Hotter than average temperatures so far this summer are causing Michigan’s aging concrete roads to blow up.
That’s not an exaggeration: from June 30 to July 4, 90-degree weather caused at least seven instances of highways buckling from extreme pressure.
“As the roads get older and older, they become more and more temperamental,” said John Staton, concrete operations and materials engineer for the Michigan Department of Transportation. “It doesn’t take much to send it over the edge.”
Temperatures in southeast Michigan have been warmer than the 83-degree average for the past week, said Sara Peampreen, meteorologist at the National Weather Service’s White Lake office. Temperatures have been recorded in the 90s from June 29 to July 5, Peampreen said.
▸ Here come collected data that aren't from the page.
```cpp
extern "C" __global__ void __launch_bounds__(64)
MFK(gc_mf_link_kernel)(const uint32_t* __restrict__ offs, const GcMfEntry* __restrict__ ent, GcMfEntry* __restrict__ entOut, uint32_t tilesPerFrame,
                  uint64_t frameBytes, uint32_t nLists, uint32_t* __restrict__ ticket)
{
    __shared__ uint32_t tabL[1u << GC_MF_LSLOT_LOG];
    __shared__ uint32_t tabS[1u << GC_MF_SSLOT_LOG];
    const uint32_t lane = threadIdx.x;
    const uint32_t nUpper = nLists * (LINK_SEGS - 1u), nBatches = (nUpper + LINK_BATCH - 1u) / LINK_BATCH, nTickets = nBatches + nLists;
    for (;;) {
        uint32_t tk = 0;
        if (lane == 0u) tk = atomicAdd(ticket, 1u);
        tk = __shfl(tk, 0);
        if (tk >= nTickets) break;
        uint64_t todo;
        uint32_t myItem, myStart = 0, myEnd = 0;
        {
            myItem = tk < nBatches ? tk * LINK_BATCH + lane : nUpper + (tk - nBatches);
            const bool inRange = tk < nBatches ? (lane < LINK_BATCH && myItem < nUpper) : lane == 0u;
            bool exists = false;
            if (inRange) {
                const uint32_t seg = LINK_SEGS - 1u - myItem / nLists, fg = myItem % nLists;
                const uint32_t frame = fg >> GC_MF_PART_LOG, g = fg & (GC_MF_PARTS - 1u);
                const uint32_t* row = offs + (uint64_t)frame * (tilesPerFrame + 1u) * GC_MF_PARTS;
                const uint32_t listStart = row[g], listEnd = row[(uint64_t)tilesPerFrame * GC_MF_PARTS + g];
                myStart = listStart + seg * LINK_SEG;
                exists = myStart < listEnd;
// ... 921 lines not shown
```

### 7-zip-zstd_amd/csrc/gc_mf.h

```cpp
#pragma once
#include <stdint.h>
#include "gc_common.h"

#define GC_MF_WIDE_TILE_LOG 14u
#define GC_MF_WIDE_PART_LOG 10u
#define GC_MF_WIDE_VERIFY_T 1024u
#define GC_MF_FAST_TILE_LOG 13u
#define GC_MF_FAST_PART_LOG 8u
#define GC_MF_FAST_VERIFY_T 512u
#ifdef GC_MF_FAST
#define GC_MF_TILE_LOG    GC_MF_FAST_TILE_LOG
#define GC_MF_PART_LOG    GC_MF_FAST_PART_LOG
#else
#define GC_MF_TILE_LOG    GC_MF_WIDE_TILE_LOG
#define GC_MF_PART_LOG    GC_MF_WIDE_PART_LOG
#endif
#define GC_MF_TILE        (1u << GC_MF_TILE_LOG)
#define GC_MF_TILES_PER_BLOCK (GC_ZSTD_BLOCK_MAX >> GC_MF_TILE_LOG)
#define GC_MF_PARTS       (1u << GC_MF_PART_LOG)
#define GC_MF_MAX_FRAME_BLOCKS 64u
#define GC_MF_WIDE_MAX_FRAME_BLOCKS 128u

typedef uint64_t GcMfEntry;
#ifdef GC_MF_FAST
#define GC_MF_POS_BITS    23u
#define GC_MF_TAG_BITS    8u
#else
#define GC_MF_POS_BITS    24u
#define GC_MF_TAG_BITS    7u
#endif
#define GC_MF_CAND_BITS   (GC_MF_POS_BITS + 1u)
#define GC_MF_KL_BITS     20u
#define GC_MF_KS_BITS     19u
#ifndef GC_MF_LSLOT_LOG
#define GC_MF_LSLOT_LOG   12u
#endif
#ifndef GC_MF_SSLOT_LOG
#define GC_MF_SSLOT_LOG   11u
#endif

#define GC_MF_PARSE_T     1024u
#ifdef GC_MF_FAST
#define GC_MF_VERIFY_T    GC_MF_FAST_VERIFY_T
#else
#define GC_MF_VERIFY_T    GC_MF_WIDE_VERIFY_T
#endif
#define GC_MF_LINK_SEGS   8u

#define GC_MF_GEOM_ARG(F, S, C) ((uint32_t)(F) | ((uint32_t)(S) << 8) | ((uint32_t)(C) << 16))
#define MF_F(a) ((a) & 0xFFu)
#define MF_S(a) ((((a) >> 8) & 0xFFu) ? (((a) >> 8) & 0xFFu) : MF_F(a))
#define MF_C(a) (((a) >> 16) ? ((a) >> 16) : MF_F(a))
#define MF_FPG(a) (1u + (MF_C(a) - MF_F(a)) / MF_S(a))

struct GcMfGeom {
    uint32_t tileLog, partLog, verifyT;
    uint32_t frameBlocks;
    uint32_t nBlocks;
    uint32_t nFrames;
    uint32_t tilesPerFrame;
    uint32_t nTiles;
    uint64_t frameBytes;
    uint64_t cntWords;
};

static inline GcMfGeom gc_mf_geom(uint64_t n, uint32_t frameArg, bool fast)
{
    GcMfGeom g;
    const uint32_t frameBlocks = MF_F(frameArg);
    g.tileLog = fast ? GC_MF_FAST_TILE_LOG : GC_MF_WIDE_TILE_LOG; g.partLog = fast ? GC_MF_FAST_PART_LOG : GC_MF_WIDE_PART_LOG;
    g.verifyT = fast ? GC_MF_FAST_VERIFY_T : GC_MF_WIDE_VERIFY_T;
    g.frameBlocks = frameBlocks;
    g.nBlocks = gc_num_blocks(n);
    g.nFrames = ((g.nBlocks + MF_C(frameArg) - 1u) / MF_C(frameArg)) * MF_FPG(frameArg);
    g.tilesPerFrame = frameBlocks * (GC_ZSTD_BLOCK_MAX >> g.tileLog);
    g.nTiles = g.nFrames * g.tilesPerFrame;
    g.frameBytes = (uint64_t)frameBlocks * GC_ZSTD_BLOCK_MAX;
    g.cntWords = (uint64_t)g.nFrames * (g.tilesPerFrame + 1u) << g.partLog;
    return g;
}

#define GC_PRICE_LIT    0u
#define GC_PRICE_LEN    2048u
#define GC_PRICE_NLEN   80u
#define GC_PRICE_SLOT   (GC_PRICE_LEN + GC_PRICE_NLEN)
#define GC_PRICE_FLAGS  (GC_PRICE_SLOT + 64u)
#define GC_PRICE_REPLEN (GC_PRICE_FLAGS + 8u)
#define GC_PRICE_WORDS  (GC_PRICE_REPLEN + GC_PRICE_NLEN)
#define GC_PRICE_MAX    240u
#define GC_DPS_LEN      0u
#define GC_DPS_SLOT     GC_PRICE_NLEN
#define GC_DPS_NLIT     (GC_DPS_SLOT + 64u)
#define GC_DPS_NMAT     (GC_DPS_NLIT + 1u)
#define GC_DPS_NREP      (GC_DPS_NLIT + 2u)
#define GC_DPS_NSREP     (GC_DPS_NLIT + 3u)
#define GC_DPS_NREP1     (GC_DPS_NLIT + 4u)
#define GC_DPS_NREP2     (GC_DPS_NLIT + 5u)
#define GC_DPS_NREP3     (GC_DPS_NLIT + 6u)
#define GC_DPS_REPLEN   160u
#define GC_DPS_WORDS    240u
#ifndef GC_DPL_THREADS
#define GC_DPL_THREADS  128u
#endif
#define GC_DP_SELECT    32u
#define GC_DP_ALLLEN    128u
#define GC_DPS_RICH(C)  ((C)[GC_DPS_NMAT] != 0u && ((C)[GC_DPS_NREP] + (C)[GC_DPS_NSREP] + (C)[GC_DPS_NREP1] + (C)[GC_DPS_NREP2] + (C)[GC_DPS_NREP3]) * 20u >= (C)[GC_DPS_NMAT])
#define GC_SHORT_NONE   0xFFFFu

#define GC_XCDS 8u
static inline uint32_t gc_xcd_per(uint32_t n) { return (n + GC_XCDS - 1u) / GC_XCDS; }
```

Baseline: 44990 MB/s.

## Decouple match-finder scatter block size from partition count and cache keys

The scatter kernels now launch with a dedicated thread count (1024 wide / 512 fast) instead of one thread per partition. Only the first GC_MF_PARTS threads compute the per-partition offsets, and the two global/local offset arrays become a single delta array. Each thread packs the partition IDs from the histogram pass into registers, so the permutation pass no longer recomputes the hash keys. The aim is more parallelism per tile and less redundant key work, paid for with more registers and more per-wave sRun rows in shared memory, which may reduce occupancy.

```diff
diff --git a/7-zip-zstd_amd/csrc/gc_api.hip b/7-zip-zstd_amd/csrc/gc_api.hip
--- a/7-zip-zstd_amd/csrc/gc_api.hip
+++ b/7-zip-zstd_amd/csrc/gc_api.hip
@@ -505,7 +505,7 @@
     HIPCHK(c, hipEventRecord(ev[1], st));
     GC_LAUNCH(MFSEL(gc_mf_scan_kernel), g.nFrames, 1024, st, cnt, g.tilesPerFrame);
     HIPCHK(c, hipEventRecord(ev[2], st));
-    GC_LAUNCH(MFSEL(gc_mf_scatter_kernel), perT * GC_XCDS, nParts, st, src, (uint64_t)n, frameBlocks, g.nTiles, perT, (const uint32_t*)cnt, ent);
+    GC_LAUNCH(MFSEL(gc_mf_scatter_kernel), perT * GC_XCDS, g.scatterT, st, src, (uint64_t)n, frameBlocks, g.nTiles, perT, (const uint32_t*)cnt, ent);
     HIPCHK(c, hipEventRecord(ev[3], st));
     MF_LINK(cnt, ent, ent2);
     HIPCHK(c, hipEventRecord(ev[4], st));
@@ -531,7 +531,7 @@
     if (plan.farPass) {
         GC_LAUNCH(MFSEL(gc_mf_count_far_kernel), perT * GC_XCDS, nParts, st, src, (uint64_t)n, frameBlocks, g.nTiles, perT, cnt);
         GC_LAUNCH(MFSEL(gc_mf_scan_kernel), g.nFrames, 1024, st, cnt, g.tilesPerFrame);
-        GC_LAUNCH(MFSEL(gc_mf_scatter_far_kernel), perT * GC_XCDS, nParts, st, src, (uint64_t)n, frameBlocks, g.nTiles, perT, (const uint32_t*)cnt, ent);
+        GC_LAUNCH(MFSEL(gc_mf_scatter_far_kernel), perT * GC_XCDS, g.scatterT, st, src, (uint64_t)n, frameBlocks, g.nTiles, perT, (const uint32_t*)cnt, ent);
         MF_LINK(cnt, ent, ent2);
         GC_LAUNCH(MFSEL(gc_mf_verify_far_kernel), perT * GC_XCDS, g.verifyT, st, src, (uint64_t)n, frameBlocks, g.nTiles, perT, (const uint32_t*)cnt,
                   (const GcMfEntry*)ent2, rec);
@@ -539,7 +539,7 @@
     if (plan.farPass2) {
         GC_LAUNCH(MFSEL(gc_mf_count_far2_kernel), perT * GC_XCDS, nParts, st, src, (uint64_t)n, frameBlocks, g.nTiles, perT, cnt);
         GC_LAUNCH(MFSEL(gc_mf_scan_kernel), g.nFrames, 1024, st, cnt, g.tilesPerFrame);
-        GC_LAUNCH(MFSEL(gc_mf_scatter_far2_kernel), perT * GC_XCDS, nParts, st, src, (uint64_t)n, frameBlocks, g.nTiles, perT, (const uint32_t*)cnt, ent);
+        GC_LAUNCH(MFSEL(gc_mf_scatter_far2_kernel), perT * GC_XCDS, g.scatterT, st, src, (uint64_t)n, frameBlocks, g.nTiles, perT, (const uint32_t*)cnt, ent);
         MF_LINK(cnt, ent, ent2);
         GC_LAUNCH(MFSEL(gc_mf_verify_far2_kernel), perT * GC_XCDS, g.verifyT, st, src, (uint64_t)n, frameBlocks, g.nTiles, perT, (const uint32_t*)cnt,
                   (const GcMfEntry*)ent2, rec);
@@ -562,7 +562,7 @@
         uint32_t* cntS = c->mfCnt;
         GC_LAUNCH(MFSEL(gc_mf_count_short_kernel), perTs * GC_XCDS, nParts, st, src, (uint64_t)n, fbS, gs.nTiles, perTs, cntS);
         GC_LAUNCH(MFSEL(gc_mf_scan_kernel), gs.nFrames, 1024, st, cntS, gs.tilesPerFrame);
-        GC_LAUNCH(MFSEL(gc_mf_scatter_short_kernel), perTs * GC_XCDS, nParts, st, src, (uint64_t)n, fbS, gs.nTiles, perTs, (const uint32_t*)cntS, ent);
+        GC_LAUNCH(MFSEL(gc_mf_scatter_short_kernel), perTs * GC_XCDS, gs.scatterT, st, src, (uint64_t)n, fbS, gs.nTiles, perTs, (const uint32_t*)cntS, ent);
         {   uint32_t* ticket_ = c->mfTicket + part * 16u + linkLaunch++;
             const uint32_t gridS = nListsS * GC_MF_LINK_SEGS < c->nCU * linkWpc ? nListsS * GC_MF_LINK_SEGS : c->nCU * linkWpc;
             GC_LAUNCH(MFSEL(gc_mf_link_kernel), gridS, 64, st, (const uint32_t*)cntS, (const GcMfEntry*)ent, ent2, gs.tilesPerFrame, gs.frameBytes, nListsS, ticket_); }
diff --git a/7-zip-zstd_amd/csrc/gc_lz_window.hip b/7-zip-zstd_amd/csrc/gc_lz_window.hip
--- a/7-zip-zstd_amd/csrc/gc_lz_window.hip
+++ b/7-zip-zstd_amd/csrc/gc_lz_window.hip
@@ -14,8 +14,12 @@
 namespace MFK(gc_mf_ns) {
 
 #define MF_T         GC_MF_PARTS
-#define MF_WAVES     (MF_T / 64u)
-static_assert(MF_T == GC_MF_PARTS, "W1/W3 use one thread per partition for the histogram rows");
+static_assert(MF_T == GC_MF_PARTS, "W1 uses one thread per partition for the histogram row");
+#define MF_PWAVES    (GC_MF_PARTS / 64u)
+#define MFS_T        GC_MF_SCATTER_T
+#define MFS_WAVES    (MFS_T / 64u)
+#define MFS_ROUNDS   (GC_MF_TILE / MFS_T)
+static_assert(MFS_T >= GC_MF_PARTS && MFS_T % 64u == 0u && GC_MF_TILE % (2u * MFS_T) == 0u && GC_MF_PARTS < 0xFFFFu, "W3: the first GC_MF_PARTS threads do the offsets; whole rounds, two per register");
 #define MF_STAGE_PAD 16u
 #define MF_STAGE_WORDS ((GC_MF_TILE + 2u * MF_STAGE_PAD + 32u) / 4u)
 
@@ -200,9 +204,9 @@
                      const uint32_t* __restrict__ offs, GcMfEntry* __restrict__ ent)
 {
     __shared__ uint32_t sW[MF_STAGE_WORDS];
-    __shared__ uint32_t sRun[MF_WAVES][GC_MF_PARTS];
-    __shared__ uint32_t sLocal[GC_MF_PARTS], sGlob[GC_MF_PARTS];
-    __shared__ uint32_t sWaveTot[MF_WAVES];
+    __shared__ uint32_t sRun[MFS_WAVES][GC_MF_PARTS];
+    __shared__ uint32_t sDelta[GC_MF_PARTS];
+    __shared__ uint32_t sWaveTot[MF_PWAVES];
     __shared__ uint16_t sPerm[GC_MF_TILE];
     const uint32_t t = threadIdx.x, lane = t & 63u, wave = t >> 6;
     const uint32_t tile = mf_item(blockIdx.x, per);
@@ -210,63 +214,68 @@
     const MfTile T = mf_tile(tile, frameBlocks, srcSize);
     if (T.len == 0u) return;
     const uint32_t TPF = MF_F(frameBlocks) * GC_MF_TILES_PER_BLOCK;
-    for (uint32_t w = 0; w < MF_WAVES; w++) sRun[w][t] = 0;
-    mf_stage(sW, MF_STAGE_WORDS, src, srcSize, T.tileStart, t, MF_T);
-    __syncthreads();
-    const uint32_t qBase = wave * (GC_MF_TILE / MF_WAVES);
-    for (uint32_t r = 0; r < GC_MF_TILE / MF_T; r++) {
+    for (uint32_t i = t; i < MFS_WAVES * GC_MF_PARTS; i += MFS_T) (&sRun[0][0])[i] = 0;
+    mf_stage(sW, MF_STAGE_WORDS, src, srcSize, T.tileStart, t, MFS_T);
+    __syncthreads();
+    const uint32_t qBase = wave * (GC_MF_TILE / MFS_WAVES);
+    uint32_t pk[MFS_ROUNDS / 2u];
+#pragma unroll
+    for (uint32_t r = 0; r < MFS_ROUNDS; r++) {
         const MfKeys k = mf_keys<MODE>(sW, qBase + r * 64u + lane, T);
+        const uint32_t p = k.ok ? k.part : 0xFFFFu;
+        pk[r >> 1] = (r & 1u) ? (pk[r >> 1] | (p << 16)) : p;
         if (k.ok) atomicAdd(&sRun[wave][k.part], 1u);
     }
     __syncthreads();
-    uint32_t c[MF_WAVES], tot = 0;
-    for (uint32_t w = 0; w < MF_WAVES; w++) { c[w] = sRun[w][t]; tot += c[w]; }
-    const uint32_t incl = gc_wave_incl_sum(tot);
-    if (lane == 63u) sWaveTot[wave] = incl;
-    __syncthreads();
-    {
+    uint32_t tot = 0, incl = 0;
+    if (t < GC_MF_PARTS) {
+        for (uint32_t w = 0; w < MFS_WAVES; w++) tot += sRun[w][t];
+        incl = gc_wave_incl_sum(tot);
+        if (lane == 63u) sWaveTot[wave] = incl;
+    }
+    __syncthreads();
+    if (t < GC_MF_PARTS) {
         uint32_t before = 0;
-        for (uint32_t w = 0; w < MF_WAVES; w++) if (w < wave) before += sWaveTot[w];
+        for (uint32_t w = 0; w < MF_PWAVES; w++) if (w < wave) before += sWaveTot[w];
         uint32_t ls = before + incl - tot;
-        sLocal[t] = ls;
-        for (uint32_t w = 0; w < MF_WAVES; w++) { sRun[w][t] = ls; ls += c[w]; }
-        sGlob[t] = offs[((uint64_t)T.frame * (TPF + 1u) + T.tif) * GC_MF_PARTS + t];
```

Staton said it’s hard to predict where the concrete roads will break.
“It doesn’t show up until you get these prolonged, extreme temperature events,” he said.
Joints built in to concrete usually allow the road to weather the hot temperatures. But older concrete roads have likely been patched and repaired, as maintenance crews have filled potholes and cracks to keep the roads safe without making a major investment.
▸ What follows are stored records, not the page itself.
+        b[reg] = make_double2(0.5 * (z.y - zp.y), 0.5 * (zp.x - z.x));
+      }
+      __syncthreads();
+#pragma unroll
+      for (int reg = 0; reg < C::E; ++reg) {
+        const int k = k_of_pos<C>(reg_pos<C>(tau, reg));
+        if (k == 0) sm[nslot<C>(0, pr)] = a[reg];
+        else if (k == C::N / 2) sm[nslot<C>(1, pr)] = a[reg];
+        else if (k < C::N / 2) {
+          sm[nslot<C>(2 * k, pr)] = a[reg];
+          sm[nslot<C>(2 * k + 1, pr)] = b[reg];
+        }
+      }
+      __syncthreads();
+#pragma unroll
+      for (int i = 0; i < C::E; ++i) {
+        const int p = i * C::T + tau;
+        const double2 d = sm[nslot<C>(p, pr)];
+        if (vA) outA[p] = d.x;
+        if (vB) outB[p] = d.y;
+      }
+      continue;
+    }
+    if (MODE == 3) {
+#pragma unroll
+      for (int i = 0; i < C::E; ++i) {
+        const int p = i * C::T + tau;
+        sm[nslot<C>(p, pr)] = make_double2(vA ? __ldg(inA + p) : 0.0, vB ? __ldg(inB + p) : 0.0);
+      }
+      mbar_wait(&tbar, 0);
+      __syncthreads();
+#pragma unroll
+      for (int reg = 0; reg < C::E; ++reg) {
+        const int k = k_of_pos<C>(reg_pos<C>(tau, reg)), kk = k <= C::N / 2 ? k : C::N - k;
+        double2 xa, xb;
+        if (kk == 0 || kk == C::N / 2) {
+          const double2 d = sm[nslot<C>(kk ? 1 : 0, pr)];
+          xa = make_double2(d.x, 0.0);
+          xb = make_double2(d.y, 0.0);
+        } else {
+          const double2 re = sm[nslot<C>(2 * kk, pr)], im = sm[nslot<C>(2 * kk + 1, pr)];
+          xa = make_double2(re.x, k == kk ? im.x : -im.x);
+          xb = make_double2(re.y, k == kk ? im.y : -im.y);
+        }
+        a[reg] = make_double2(xa.x - xb.y, xa.y + xb.x);
+      }
+      __syncthreads();
+      inv_passes<C, C::NP - 1>(a, sm, tb, tau, pr);
+      const double s = pw.sp ? __ldg(pw.sp) : 1.0;
+      const double* vrA = pw.v + lineA * g.os;
+      const double* vrB = pw.v + lineB * g.os;
+      const double* urA = pw.u ? pw.u + lineA * g.os : nullptr;
+      const double* urB = pw.u ? pw.u + lineB * g.os : nullptr;
+#pragma unroll
+      for (int i = 0; i < C::E; ++i) {
+        const int m = i * C::T + tau;
+        if (vA) outA[m] = pw_out(pw, a[i].x, vrA, urA, m, s);
+        if (vB) outB[m] = pw_out(pw, a[i].y, vrB, urB, m, s);
+      }
+      continue;
+    }
+    if (MODE == 0) {
+#pragma unroll
+      for (int i = 0; i < C::E; ++i) {
+        const int e = row_of<C>(i, tau);
+        a[i] = make_double2(vA ? __ldg(inA + e) : 0.0, vB ? __ldg(inB + e) : 0.0);
+      }
+      mbar_wait(&tbar, 0);
+      fwd_passes<C, 0>(a, sm, tb, tau, pr);
+      __syncthreads();
+#pragma unroll
+      for (int reg = 0; reg < C::E; ++reg) sm[nslot<C>(k_of_pos<C>(reg_pos<C>(tau, reg)), pr)] = a[reg];
+      __syncthreads();
+#pragma unroll
+      for (int i = 0; i < C::E; ++i) {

Those Band-Aid repairs make concrete roads more likely to crack, Staton said.
“Actually some of that could be aggravating the pavement blowup or heaving because you’re filling the expansion relief,” Staton said. “It doesn’t have any room to grow except for upward.”
The poor condition of Michigan’s roads is no secret — and all signs point to conditions getting worse. Between 2014 and 2017, 16.6 percent of the roads’ conditions improved while 19.9 percent declined, meaning more roads are getting worse than are getting better, according to the Transportation Asset Management Council.